With a 10.3-inch screen, the Kobo Elipsa is not the largest ereader that’s ever been made – consider the 13.3-inch Onyx Boox Max3 for example – but it is for Kobo. It’s also the only device from the Japanese-Canadian ereader maker to ship with a stylus in the box. 

Kobo is touting the Elipsa as not just an ereader, but as a research device that you can jot notes on, putting it in competition with the likes of the ReMarkable 2 and, more recently, the Amazon Kindle Scribe. The difference here, though, is that you need to jump through hoops to use the ReMarkable as a reading device – it’s more a digital note-taker than ereader – while the Kindle counterpart just doesn't have the extensive note-taking abilities of the Elipsa.

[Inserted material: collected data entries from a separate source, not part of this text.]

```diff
@@ -1260,6 +1254,34 @@
       const D3 hv = symmul(cm + CM_J, A) - cross(P, cross(A, piv)) + cross(P, B);
       vel_dh = scale(-1.0 / mass_p, hv - scale(1.0 / M, cross(Pm, pv)));
       vel_pv = pv;
+    }
+    if (with_l) {
+      double* Tm = qK;
+      if (lane < 9) {
+        const int i = lane / 3, j = lane % 3;
+        double t = -(i == 0 ? xc.x : (i == 1 ? xc.y : xc.z)) * lamk[24 + j];
+#pragma unroll
+        for (int pt = 0; pt < 8; ++pt)
+          t -= (sb[T.foot_body[pt >> 2] * SB_STRIDE + SB_O + i] + sm[L.arms + 3 * pt + i]) * lamk[3 * pt + j];
+        Tm[lane] = t;
+      }
+      __syncwarp();
+      if (lane < 4) {
+        const D3 a = dir.alpha, om = ld3(sb + SB_W), hbv = scale(-1.0 / mass_p, ld3(lamk + 27));
+        const double* J0 = comp + CM_J;
+        const D3 ah = cross(a, hbv);
+        const D3 w0 = symmul(J0, hbv) - scale(1.0 / M, cross(Pm, cross(hbv, Pm)));
+        const D3 tw0 = cross(a, w0) - (symmul(J0, ah) - scale(1.0 / M, cross(Pm, cross(ah, Pm))));
+        const D3 dhang = th - scale(1.0 / M, cross(tP, Pd) + cross(Pm, tPd));
+        const double trT = Tm[0] + Tm[4] + Tm[8];
+        const double cf = k1 ? 2.0 * sg * T.w_frame : 0.0, kap = cf * (phi - 3.0);
+        D3 tn0 = v3<double>(Tm[0] * a.x + Tm[1] * a.y + Tm[2] * a.z, Tm[3] * a.x + Tm[4] * a.y + Tm[5] * a.z,
+                            Tm[6] * a.x + Tm[7] * a.y + Tm[8] * a.z) - scale(trT, a);
+        tn0 = tn0 + cross(dhang, hbv) - cross(dir.u, w0) - cross(om, tw0);
+        tn0 = tn0 + scale(cf * dot(a, mG), mG) + scale(kap, matvec(G, a) - scale(phi, a));
+        st3(qt + 6 * lane, tn0);
+        st3(qt + 6 * lane + 3, tw0);
+      }
     }
     __syncwarp();
     const V3<Dual> xcD = lift<Dual>(xc, scale(1.0 / M, tP));
@@ -1424,6 +1446,7 @@
     }
     V3<Dual> n0, w0, v0;
     const double lu_pre = lamk[31];
+    const D3 lam_al = cross(ld3(lamk + 27), dir.alpha);
 #ifdef HB_DUAL_SWEEP
     kin_backward<Dual>(T, sb, zs, dir, S, xcD, xdD, slot, em, n0, w0, v0);
 #else
@@ -1457,7 +1480,10 @@
           st3(xt + (30 + lane) * XT, tP);
           st3(xt + (30 + lane) * XT + 3, tPd);
         }
-        if (lane < 30) st3(xt + lane * XT + 3, vel_pv);
+        if (lane < 30) {
+          st3(xt + lane * XT, vel_dh);
+          st3(xt + lane * XT + 3, vel_pv);
+        }
         if (lane < nb) massv[lane] = my_mass;
         __syncwarp();
         if (lane < 27) {
@@ -1465,8 +1491,12 @@
           const D3 a1 = cross(tPd, hbv), a2 = cross(hbv, tP);
           double* col = stg + lane * 57;
           const double sM = -1.0 / M;
+          const bool qc = lane < 4;
+          const D3 cr = qc ? lam_al : a2;
+          const double sc = qc ? 1.0 : sM;
+          const double* xr0 = xt + (qc ? 0 : 3);
 #pragma unroll 5
-          for (int r = 0; r < 30; ++r) col[r] = sM * dot(ld3(xt + XT * r + 3), a2);
+          for (int r = 0; r < 30; ++r) col[r] = sc * dot(ld3(xr0 + XT * r), cr);
 #pragma unroll 2
           for (int j = 0; j < 14; ++j) {
             const int e = lane + j < 27 ? lane + j : lane + j - 27;
@@ -1483,12 +1513,19 @@
         __syncwarp();
         HB_PHASE(0, 10);
         em.acc = true;
-        kin_tangent_sweep_packed(T, sb, zs, qdat, massv, ST, S.hb, pslot, stg);
+        kin_tangent_sweep_packed(T, sb, zs, massv, ST, S.hb, pslot, stg);
         HB_PHASE(0, 11);
-        const double* rs = pslot + (lane < 27 ? T.root_slot[lane] : 0) * 12;
-        tn0 = ld3(rs);
-        tw0 = ld3(rs + 6);
-        tv0 = ld3(rs + 9);
+        if (lane < 4) {
+          tn0 = ld3(qt + 6 * lane);
+          tw0 = ld3(qt + 6 * lane + 3);
+          tv0 = v3<double>(0.0, 0.0, 0.0);
+        } else {
+          const double* rs = pslot + (lane < 27 ? T.root_slot[lane] : 0) * 12;
+          tn0 = ld3(rs);
+          tw0 = ld3(rs + 6);
+          tv0 = ld3(rs + 9);
+        }
+        em.acc = lane >= 4;
       }
 #else
       kin_tangent_sweep(T, sb, zs, dir, S.hb, ST, tangent_of(xcD), tangent_of(xdD), slot, em, tn0, tw0, tv0);
@@ -1530,6 +1567,9 @@
         const double extra = (a == lane && k1) ? 2.0 * sg * T.w_bq * nqd + 2.0 * lu : 0.0;
         em.put(3 + a, dqd);
         em.put(30 + a, dq + extra);
+#if HB_SWEEP_PACKED && !defined(HB_DUAL_SWEEP)
+        if (lane >= 4) em.stage[a * 57 + 34 + lane - 4] += dq;
+#endif
       }
     }
     HB_PHASE(0, 12);
diff --git a/hippopt_b200/csrc/sweep_schedule.h b/hippopt_b200/csrc/sweep_schedule.h
--- a/hippopt_b200/csrc/sweep_schedule.h
+++ b/hippopt_b200/csrc/sweep_schedule.h
@@ -17,6 +17,7 @@
   int foot_body[2];
   int chest_body = 0;
   unsigned sub_mask[32];
+  int n_base = 4;
 };
 
 struct SweepSchedule {
@@ -41,6 +42,7 @@
   std::vector<std::vector<char>> in_full(n_dir, std::vector<char>(nb, 0));
   int n_slots = 0;
   for (int d = 0; d < n_dir; ++d) {
+    if (d < 4 && d >= C.n_base) continue;
     const int ld = d < 4 ? 0 : d - 3;
     std::vector<char> rel(nb, 0);
     for (int l = 0; l < nb; ++l)
diff --git a/include/hippopt_b200.h b/include/hippopt_b200.h
--- a/include/hippopt_b200.h
+++ b/include/hippopt_b200.h
@@ -301,6 +301,8 @@
 
 int hb_debug_sweep_schedule(int32_t nb, const int32_t* parent, int32_t foot_l, int32_t foot_r, int32_t chest,
                             int32_t typed, int32_t* tasks, int32_t* info);
+int hb_debug_sweep_schedule_n_base(int32_t nb, const int32_t* parent, int32_t foot_l, int32_t foot_r, int32_t chest,
+                                   int32_t typed, int32_t n_base, int32_t* tasks, int32_t* info);
 
 const char* hb_last_error(void);
 
```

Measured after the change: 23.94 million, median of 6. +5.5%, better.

Despite its writing prowess, the Kobo Elipsa is an ereader first – just one that can multitask, and that's evident in how the Kobo Stylus functions. While it's not quite real-time responsive, it is fast enough to not throw you off but writing on the screen isn't quite as smooth as it is on the newer E Ink note-taking tablets. That said, the Elipsa's ability to recognize handwriting to convert to text has always been remarkable, and is now better and faster after some firmware updates since its launch in 2021. 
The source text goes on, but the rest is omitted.